Der schöne und schwierige Job von Marco Sturm
Randbemerkung
Der Bundestrainer-Job gehört zu den Traumberufen. Es winken Reisen um die ganze Welt und die Taschen voller Geld. Außerdem hat es Jogi Löw kinderleicht. Muss vor dem Spiel eines von 78 Designerhemden aus dem Schrank holen und die Nivea-Kurpackung aus dem Haar spülen, um gut auszusehen. Das reicht. Den Rest erledigen die überragenden deutschen Kicker mit Hacke, Spitze und Übersteiger.
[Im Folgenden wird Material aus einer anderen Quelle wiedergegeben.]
# wengroup/matten

Hardware: AMD Instinct MI355X
Metric: edge_tensor_products_per_sec (higher is better)
Workload: dtype f32; 1 GPU; configs[2]: synthetic fcc-64 crystals (64 atoms, cutoff 5 A, 1152 edges each), paper hparams lmax=4, eval forward backbone+out_layer, one batch per step per GPU; last conv layer run for its live outputs only (258/842 radial-weight columns: the irreps its only reader takes) -- `value` counts 4 edge-TP per edge all the same, `value_full_layers` is the rate with the full last layer; nodes_per_gpu=64000, edges_per_gpu=1152000, conv_layers=4

## Files before the change

### include/matten_hip.h

```cpp
#ifndef MATTEN_HIP_H
#define MATTEN_HIP_H

#include <stddef.h>
#include <stdint.h>

#ifdef __cplusplus
extern "C" {
#endif

typedef void* matten_stream_t;

#define MATTEN_OK 0
#define MATTEN_EINVAL (-1)
#define MATTEN_ELAUNCH (-2)
#define MATTEN_ENOMEM (-3)

int matten_abi_version(void);

#define MATTEN_RADIAL_MAX_MID 3

size_t matten_csr_workspace_bytes(int64_t n_edges, int64_t n_nodes);
int matten_csr_counting_max_avg_degree(void);
int matten_csr_build(const int64_t* edge_index, int64_t n_edges, int64_t n_nodes, int32_t* perm,
                     int32_t* rowptr, int32_t* src_sorted, void* workspace, size_t workspace_bytes,
                     int32_t* err_flag, matten_stream_t stream);

int64_t matten_csr_split_bound(int64_t n_nodes, int64_t n_edges, int64_t max_len);
int matten_csr_split(const int32_t* rowptr, int64_t n_nodes, int64_t n_edges, int64_t max_len, int32_t* vrowptr,
                     int64_t* vseg, const float* num_neigh, float* vnn, matten_stream_t stream);

size_t matten_group_workspace_bytes(int64_t n, int64_t n_keys);
int matten_group_by_key(const int64_t* key, int64_t n, int64_t n_keys, int32_t* order, int32_t* seg,
                        void* workspace, size_t workspace_bytes, int32_t* err_flag, matten_stream_t stream);

int matten_species_embed(const int64_t* atomic_numbers, int64_t n_nodes, const int64_t* z_to_index,
                         int64_t min_z, int64_t max_z, int64_t n_species, const float* weight ,
                         const float* bias , int64_t dim, int64_t* species_index, int32_t* species_i32,
                         float* node_feats, float* node_attrs, int32_t* err_flag, matten_stream_t stream);

int matten_edge_geom(const float* pos, const int64_t* edge_index, const float* edge_cell_shift,
                     const float* cell, int64_t n_cells, const int64_t* batch, const int32_t* perm,
                     int64_t n_edges, int64_t n_nodes, int lmax, int n_basis, float r_start, float r_end,
                     float* geom_sorted, float* sh_sorted, int sh_stride, float* edge_vectors, float* edge_lengths,
                     float* edge_attrs, float* edge_embedding, matten_stream_t stream);

int matten_radial_mlp(const float* geom_sorted, int64_t n_edges, int n_basis, float r_start, float r_end,
                      const float* w0p, int nb_pad, const float* w1p, const float* w2p, int hidden, int w_pad,
                      float act_cst, void* w_edge, int out_is_bf16, matten_stream_t stream);
int matten_radial_mlp_deep(const float* geom_sorted, int64_t n_edges, int n_basis, float r_start, float r_end,
                           const float* w0p, int nb_pad, const float* w_mid, int n_mid, const float* w2p, int hidden,
                           int w_pad, float act_cst, void* w_edge, int out_is_bf16, matten_stream_t stream);

int matten_tp_tile_nodes(void);
int matten_tp_paths(const float* x, int64_t d_in, const void* w_edge, int64_t w_pad, const float* sh_sorted,
                    int64_t sh_dim, const int32_t* rowptr, const int32_t* src_sorted, int64_t n_nodes,
                    const int32_t* path_entries, const int32_t* unit_start, int64_t n_entries,
                    int64_t units_per_tile, int64_t d_mid, float avg_num_neighbors, const float* num_neigh,
                    float* agg , int w_is_bf16, matten_stream_t stream);

int matten_agg_linear_max_mt(void);
int matten_agg_linear_block_chunks(void);
size_t matten_agg_linear_lds_bytes(int64_t w_stride, int64_t n_io, int64_t n_blocks);
size_t matten_agg_linear_max_lds_bytes(void);
int matten_agg_linear(const float* agg, int64_t ld, const int32_t* order, const int32_t* seg, int64_t n_species,
                      const float* wtab, int64_t w_stride, const int32_t* io_table, int64_t n_io,
                      const int32_t* blocks, int64_t n_blocks, const float* add, int64_t add_ld, int64_t d_out,
                      int64_t n_rows, float* out, matten_stream_t stream);
int matten_agg_linear_gate(const float* agg, int64_t ld, const int32_t* order, const int32_t* seg, int64_t n_species,
                           const float* wtab, int64_t w_stride, const int32_t* io_table, int64_t n_io,
                           const int32_t* blocks, int64_t n_blocks, const float* add, int64_t add_ld, int64_t d_out,
                           int64_t n_rows, const int32_t* cmeta, const float* act_cst, const float* bn_scale,
                           const float* bn_shift, int64_t d_act, float* out, matten_stream_t stream);
int matten_agg_linear_gate_sets(void);
int matten_radial_hidden(const float* geom_sorted, int64_t n_edges, int n_basis, float r_start, float r_end,
                         const float* w0p, int nb_pad, const float* w1p, int hidden, uint16_t* h2s,
                         const float* h_scale, matten_stream_t stream);
int matten_radial_hidden_multi(const float* geom_sorted, int64_t n_edges, int n_basis, float r_start, float r_end,
                               const float* const* w0p, int nb_pad, const float* const* w1p, int hidden,
                               uint16_t* const* h2s, const float* const* h_scale, int n_layers,
                               matten_stream_t stream);
int matten_radial_hidden_deep(const float* geom_sorted, int64_t n_edges, int n_basis, float r_start, float r_end,
                              const float* w0p, int nb_pad, const float* w_mid, int n_mid, int hidden, uint16_t* h2s,
                              const float* h_scale, matten_stream_t stream);
int matten_radial_hidden_multi_deep(const float* geom_sorted, int64_t n_edges, int n_basis, float r_start, float r_end,
                                    const float* const* w0p, int nb_pad, const float* const* w_mid, int n_mid, int hidden,
                                    uint16_t* const* h2s, const float* const* h_scale, int n_layers,
                                    matten_stream_t stream);
int matten_tp_fused(const float* x, int64_t d_in, const uint16_t* h2s, const float* w2p, int64_t w_pad,
                    const float* sh_sorted, int64_t sh_stride, const int32_t* rowptr, const int32_t* src_sorted,
                    int64_t n_nodes, const int32_t* group_entries, const int32_t* unit_map, int64_t n_entries,
                    int64_t units_per_tile, int64_t lds_floats_per_wave, int64_t d_mid, float avg_num_neighbors,
                    const float* num_neigh, const uint16_t* a_split, const float* a_scale_inv,
                    float* agg , matten_stream_t stream);
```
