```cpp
__global__ __launch_bounds__(256) void colsum_final_kernel(const float* __restrict__ partial, int nblocks, int cols,
                                                           float* __restrict__ out) {
    __shared__ double red[16][16];
    const int cl = threadIdx.x & 15, part = threadIdx.x >> 4;
    const int c = blockIdx.x * 16 + cl;
    double a = 0.0;
    if (c < cols) {
        float va[8];
        for (int k0 = part; k0 < nblocks; k0 += 16 * 8) {
#pragma unroll
            for (int u = 0; u < 8; ++u) {
                const int k = k0 + 16 * u;
                va[u] = k < nblocks ? partial[(size_t)k * cols + c] : 0.f;
            }
#pragma unroll
            for (int u = 0; u < 8; ++u) a += (double)va[u];
        }
    }
    red[part][cl] = a;
    __syncthreads();
    if (part != 0 || c >= cols) return;
    double s = 0.0;
#pragma unroll
    for (int p = 0; p < 16; ++p) s += red[p][cl];
    out[c] = (float)s;
}

}

PDA_API int64_t pda_colsum_scratch_bytes(int cols) { return (int64_t)pda::CS_BLOCKS * (cols > 0 ? cols : 0) * (int64_t)sizeof(float); }

PDA_API int pda_colsum_bf16(const uint16_t* g, float* out, void* scratch, int64_t rows, int cols, pda_stream_t stream) {
    PDA_REQUIRE(rows >= 1 && cols >= 8 && cols <= 2048 && (cols & 7) == 0, "pda_colsum_bf16: rows=%lld cols=%d (cols: multiple of 8, <= 2048)",
                (long long)rows, cols);
    PDA_REQUIRE(g && out && scratch, "pda_colsum_bf16: null pointer");
    PDA_REQUIRE(((uintptr_t)g & 15) == 0, "pda_colsum_bf16: g must be 16-byte aligned");
    const int nv = cols / 8, rpb = 256 / nv;
    const int64_t steps = pda::divup64(rows, (int64_t)rpb * 8);
    const int grid = (int)(steps < pda::CS_BLOCKS ? steps : pda::CS_BLOCKS);
    hipStream_t st = (hipStream_t)stream;
    hipLaunchKernelGGL(pda::colsum_bf16_kernel, dim3(grid), dim3(256), 0, st, g, (float*)scratch, rows, cols, nv, rpb);
    hipLaunchKernelGGL(pda::colsum_final_kernel, dim3(pda::divup(cols, 16)), dim3(256), 0, st, (const float*)scratch, grid, cols, out);
    return pda::check_launch("pda_colsum_bf16");
}
```

### pdanet_amd/pointnet2_batch_cuda.py

```python
import ctypes

import functools

import torch

from . import _lib
from . import param_cache


def _chk(t, name, dtype):
    if not isinstance(t, torch.Tensor):
        raise TypeError("%s must be a torch.Tensor" % name)
    if not t.is_cuda:
        raise RuntimeError("%s must be a CUDA(HIP) tensor -- there is no CPU path" % name)
    if not t.is_contiguous():
        raise RuntimeError("%s must be contiguous" % name)
    if t.dtype != dtype:
        raise RuntimeError("%s must be %s, got %s" % (name, dtype, t.dtype))
    return t.data_ptr()


def _numel_ok(t, n, name):
    if t.numel() < n:
        raise RuntimeError("%s has %d elements, the sizes passed need %d" % (name, t.numel(), n))


def _stream(t):
    return torch._C._cuda_getCurrentRawStream(t.device.index)


_FNS = {}


def _call(fn_name, tensor, *args):
    fn = _FNS.get(fn_name)
    if fn is None:
        fn = _FNS[fn_name] = getattr(_lib.load(), fn_name)
    idx = tensor.device.index
    if idx == torch._C._cuda_getDevice():
        st = fn(*args, torch._C._cuda_getCurrentRawStream(idx))
    else:
        with torch.cuda.device(tensor.device):
            st = fn(*args, torch._C._cuda_getCurrentRawStream(idx))
    if st != 0:
        _lib.check(st, fn_name)


F32, I32 = torch.float32, torch.int32


def _ptr_array(items):
    return (ctypes.c_void_p * len(items))(*[t.data_ptr() if isinstance(t, torch.Tensor) else t for t in items])


def _partials(blocks_fn, n, device):
    return torch.empty((3 * int(getattr(_lib.load(), blocks_fn)(n)),), dtype=torch.float64, device=device)


def ball_query_wrapper(b, n, m, radius, nsample, new_xyz, xyz, idx):
    _numel_ok(new_xyz, b * m * 3, "new_xyz"); _numel_ok(xyz, b * n * 3, "xyz")
    _numel_ok(idx, b * m * nsample, "idx")
    _call("pda_ball_query", xyz, _chk(new_xyz, "new_xyz", F32), _chk(xyz, "xyz", F32),
          _chk(idx, "idx", I32), b, n, m, float(radius), nsample)
    return 1


def ball_query_dilated_wrapper(b, n, m, max_radius, min_radius, nsample, new_xyz, xyz, idx):
    _numel_ok(new_xyz, b * m * 3, "new_xyz"); _numel_ok(xyz, b * n * 3, "xyz")
    _numel_ok(idx, b * m * nsample, "idx")
    _call("pda_ball_query_dilated", xyz, _chk(new_xyz, "new_xyz", F32), _chk(xyz, "xyz", F32),
          _chk(idx, "idx", I32), b, n, m, float(max_radius), float(min_radius), nsample)
    return 1


def fps_coop_timeouts(reset=False):
    total = ctypes.c_ulonglong(0)
    _lib.check(_lib.load().pda_fps_coop_timeouts(ctypes.byref(total), 1 if reset else 0), "pda_fps_coop_timeouts")
    return int(total.value)


def debug_fps_spin_limit(polls):
    _lib.check(_lib.load().pda_debug_fps_spin_limit(int(polls)), "pda_debug_fps_spin_limit")


def ellipsoid_query(new_xyz, xyz, e1, e2, e3, nsample):
# ... 183 lines not shown
    if x.dtype == F32 and y.dtype == F32:
        _call("pda_bn_relu_fwd", x, _chk(x, "x", F32), _chk(gamma, "gamma", F32), _chk(beta, "beta", F32), rm, rv,
              _chk(y, "y", F32), _chk(mean_invstd, "mean_invstd", F32), _chk(scratch, "scratch", torch.uint8), rows, c,
              float(eps), float(momentum))
        return 1
    (xp, xb), (yp, yb) = _io(x, "x"), _io(y, "y")
    _call("pda_bn_relu_fwd_mixed", x, xp, xb, _chk(gamma, "gamma", F32), _chk(beta, "beta", F32), rm, rv, yp, yb,
          _chk(mean_invstd, "mean_invstd", F32), _chk(scratch, "scratch", torch.uint8), rows, c, float(eps), float(momentum))
    return 1


def bn_relu_bwd(x, grad_y, gamma, beta, mean_invstd, grad_x, grad_gamma, grad_beta, scratch, rows, c):
    _numel_ok(x, rows * c, "x"); _numel_ok(grad_y, rows * c, "grad_y"); _numel_ok(grad_x, rows * c, "grad_x")
    if x.dtype == F32 and grad_y.dtype == F32:
        _call("pda_bn_relu_bwd", x, _chk(x, "x", F32), _chk(grad_y, "grad_y", F32), _chk(gamma, "gamma", F32),
              _chk(beta, "beta", F32), _chk(mean_invstd, "mean_invstd", F32), _chk(grad_x, "grad_x", F32),
              _chk(grad_gamma, "grad_gamma", F32), _chk(grad_beta, "grad_beta", F32), _chk(scratch, "scratch", torch.uint8), rows, c)
        return 1
    (xp, xb), (gp, gb) = _io(x, "x"), _io(grad_y, "grad_y")
    _call("pda_bn_relu_bwd_mixed", x, xp, xb, gp, gb, _chk(gamma, "gamma", F32), _chk(beta, "beta", F32),
          _chk(mean_invstd, "mean_invstd", F32), _chk(grad_x, "grad_x", x.dtype), _chk(grad_gamma, "grad_gamma", F32),
          _chk(grad_beta, "grad_beta", F32), _chk(scratch, "scratch", torch.uint8), rows, c)
    return 1


def bn_relu_bwd_reduce(x, grad_y, gamma, beta, mean_invstd, grad_gamma, grad_beta, sums, scratch, rows, c):
    _numel_ok(x, rows * c, "x"); _numel_ok(grad_y, rows * c, "grad_y"); _numel_ok(sums, 2 * c, "sums")
    _numel_ok(grad_gamma, c, "grad_gamma"); _numel_ok(grad_beta, c, "grad_beta"); _numel_ok(mean_invstd, 2 * c, "mean_invstd")
    _call("pda_bn_relu_bwd_reduce", x, _chk(x, "x", F32), _chk(grad_y, "grad_y", F32), _chk(gamma, "gamma", F32), _chk(beta, "beta", F32),
          _chk(mean_invstd, "mean_invstd", F32), _chk(grad_gamma, "grad_gamma", F32), _chk(grad_beta, "grad_beta", F32),
          _chk(sums, "sums", F32), _chk(scratch, "scratch", torch.uint8), rows, c)
    return 1


def bn_relu_max_pool_fwd(x, gamma, beta, running_mean, running_var, out, arg, mean_invstd, scratch, groups, ns, c, eps, momentum):
    _numel_ok(x, groups * ns * c, "x"); _numel_ok(out, groups * c, "out"); _numel_ok(arg, groups * c, "arg"); _numel_ok(mean_invstd, 2 * c, "mean_invstd")
    rm = None if running_mean is None else _chk(running_mean, "running_mean", F32)
    rv = None if running_var is None else _chk(running_var, "running_var", F32)
    _buffers_written(rm)
    xp, xb = _io(x, "x")
    _call("pda_bn_relu_max_pool_fwd", x, xp, xb, _chk(gamma, "gamma", F32), _chk(beta, "beta", F32), rm, rv, _chk(out, "out", F32),
          _chk(arg, "arg", torch.uint8), _chk(mean_invstd, "mean_invstd", F32), _chk(scratch, "scratch", torch.uint8), groups, ns, c,
          float(eps), float(momentum))
    return 1
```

Mit der Auswahl für die deutsche Auswahl holt auch der Busfahrer den Weltmeisterpokal. Na ja, fast.
Im Eishockey herrschen andere Verhältnisse. Als der Italokanadier Pat Cortina an der Bande stand, war der Bundestrainer so beliebt wie der Zahnarzt. Keiner kam freiwillig. Zumal den Eishacklern bis zu 80 Ligaspiele in den Knochen stecken, bevor alljährlich im Mai zur WM eingeladen wird. Deshalb wählte Verbandschef Franz Reindl Marco Sturm als Chefcoach aus. Ein kluger Schachzug. Einem ehemaligen NHL-Star aus Dingolfing sagt man nicht so schnell ab, wie einem englisch-sprechenden Niemand.
Sturm muss überstrapazierte Puck-Arbeiter nicht mehr zur Nationalmannschaft hinbetteln. Alle kommen freiwillig, auch die deutschen Stars aus Nordamerika. Er muss allerdings ein gravierendes Problem lösen. Zwischen dem letzten Punktspiel am 26. Februar und dem WM-Auftakt am 5. Mai liegen mehr als zwei Monate. Sturm jongliert extrem mit seinem Personal. Er muss Profis in Form halten, deren Klubs es nicht in die Play-offs schafften oder frühzeitig ausschieden. Während Löw sechs Wochen vor WM-Beginn mit dem kompletten Kader arbeiten kann, tauscht Sturm permanent die Spieler aus. In dieser Woche schickte der Eishockeycoach alle drei Torhüter nach Hause und nominierte drei neue. Selbst der Sonthofener Dennis Endras, der werstvollste Spieler der deutschen WM von 2010, musste seine Tasche packen. Endras nahm es sportlich und wünscht alles Gute.
Für Sturm beginnt die letzte Vorbereitungs-Etappe mit zwei Tests am Wochenende gegen Lettland. Danach folgt der letzte Schnitt. Und doch herrschen für Marco Sturm 2017 paradiesische Zustände. Die deutschen Profis wollen sich in Köln den eigenen Fans präsentieren. Vor einer Heim-WM ist der Bundestrainer-Job ein Traumberuf. Selbst im Eishockey.